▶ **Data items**
************

int stove_enc_head_fwd(const float* h, const float* W1, const float* b1, const float* W2, const float* b2, float* h1, float* codes, int rows,
                       int H, int HID, int OUT, int frames, int fc1_split, void* stream) {
  if (H != kEhH || HID < 1 || HID > kEhHid || OUT != kEhOut || frames < 0 || (frames > 0 && rows % frames != 0)) return (int)hipErrorInvalidValue;
  if (rows == 0) return 0;
  static_assert(2 * kEhHid * kEhLdB == sizeof(float) * kEhHid * kEhLd, "the two bf16 images of W1 take the fp32 image's place");
  const size_t lds = sizeof(float) * kEhHid * kEhLd;
  const int tiles = (rows + 15) / 16;
  const int grid = (tiles + 3) / 4 < 512 ? (tiles + 3) / 4 : 512;
  int rc;
  if (fc1_split) {
    rc = (int)hipFuncSetAttribute((const void*)enc_head_fwd_k<true>, hipFuncAttributeMaxDynamicSharedMemorySize, (int)lds);
    if (rc) return rc;
    STOVE_LAUNCH((enc_head_fwd_k<true>), dim3(grid), dim3(256), lds, (hipStream_t)stream, h, W1, b1, W2, b2, h1, codes, rows, HID, frames);
  } else {
    rc = (int)hipFuncSetAttribute((const void*)enc_head_fwd_k<false>, hipFuncAttributeMaxDynamicSharedMemorySize, (int)lds);
    if (rc) return rc;
    STOVE_LAUNCH((enc_head_fwd_k<false>), dim3(grid), dim3(256), lds, (hipStream_t)stream, h, W1, b1, W2, b2, h1, codes, rows, HID, frames);
  }
  STOVE_LAUNCH_CHECK();
  return 0;
}

size_t stove_enc_head_bwd_ws_floats(int rows, int HID) { return (size_t)enc_head_groups(rows) * eh_part_floats(HID); }

int stove_enc_head_bwd(const float* dcodes, const float* h1, const float* h, const float* W1, const float* W2, float* gh, float* gW1,
                       float* gb1, float* gW2, float* gb2, int accumulate, float* ws, int rows, int H, int HID, int OUT, int frames, void* stream) {
  if (H != kEhH || HID < 1 || HID > kEhHid || OUT != kEhOut || frames < 0 || (frames > 0 && rows % frames != 0)) return (int)hipErrorInvalidValue;
  hipStream_t st = (hipStream_t)stream;
  const int P = eh_part_floats(HID);
  if (rows == 0) {
    if (!accumulate) {
      hipMemsetAsync(gW1, 0, sizeof(float) * HID * kEhH, st);
      hipMemsetAsync(gW2, 0, sizeof(float) * kEhOut * HID, st);
      hipMemsetAsync(gb1, 0, sizeof(float) * HID, st);
      hipMemsetAsync(gb2, 0, sizeof(float) * kEhOut, st);
    }
    return 0;
  }
  const int groups = enc_head_groups(rows);
  const size_t lds = sizeof(float) * kEhBwdLds;
  int rc;
  if (HID <= 50) {
    rc = (int)hipFuncSetAttribute((const void*)enc_head_bwd_k<14>, hipFuncAttributeMaxDynamicSharedMemorySize, (int)lds);
    if (rc) return rc;
    STOVE_LAUNCH(enc_head_bwd_k<14>, dim3(groups * 5), dim3(256), lds, st, dcodes, h1, h, W1, W2, gh, ws, rows, HID, groups, frames);
  } else {
    rc = (int)hipFuncSetAttribute((const void*)enc_head_bwd_k<16>, hipFuncAttributeMaxDynamicSharedMemorySize, (int)lds);
    if (rc) return rc;
    STOVE_LAUNCH(enc_head_bwd_k<16>, dim3(groups * 5), dim3(256), lds, st, dcodes, h1, h, W1, W2, gh, ws, rows, HID, groups, frames);
  }
  STOVE_LAUNCH_CHECK();
  (void)P;
  STOVE_LAUNCH(enc_head_reduce_k, dim3((eh_part_floats(HID) + 31) / 32), dim3(256), 0, st, (const float*)ws, gW1, gW2, gb1, gb2, HID, groups, accumulate);
  STOVE_LAUNCH_CHECK();
  return 0;
}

************

▶ **Aim of the exercise**
Retype only this range exactly: the first line of the data through the line where "if (rows == 0) return 0;" appears.

▶ **Answer for the task**
int stove_enc_head_fwd(const float* h, const float* W1, const float* b1, const float* W2, const float* b2, float* h1, float* codes, int rows,
                       int H, int HID, int OUT, int frames, int fc1_split, void* stream) {
  if (H != kEhH || HID < 1 || HID > kEhHid || OUT != kEhOut || frames < 0 || (frames > 0 && rows % frames != 0)) return (int)hipErrorInvalidValue;
  if (rows == 0) return 0;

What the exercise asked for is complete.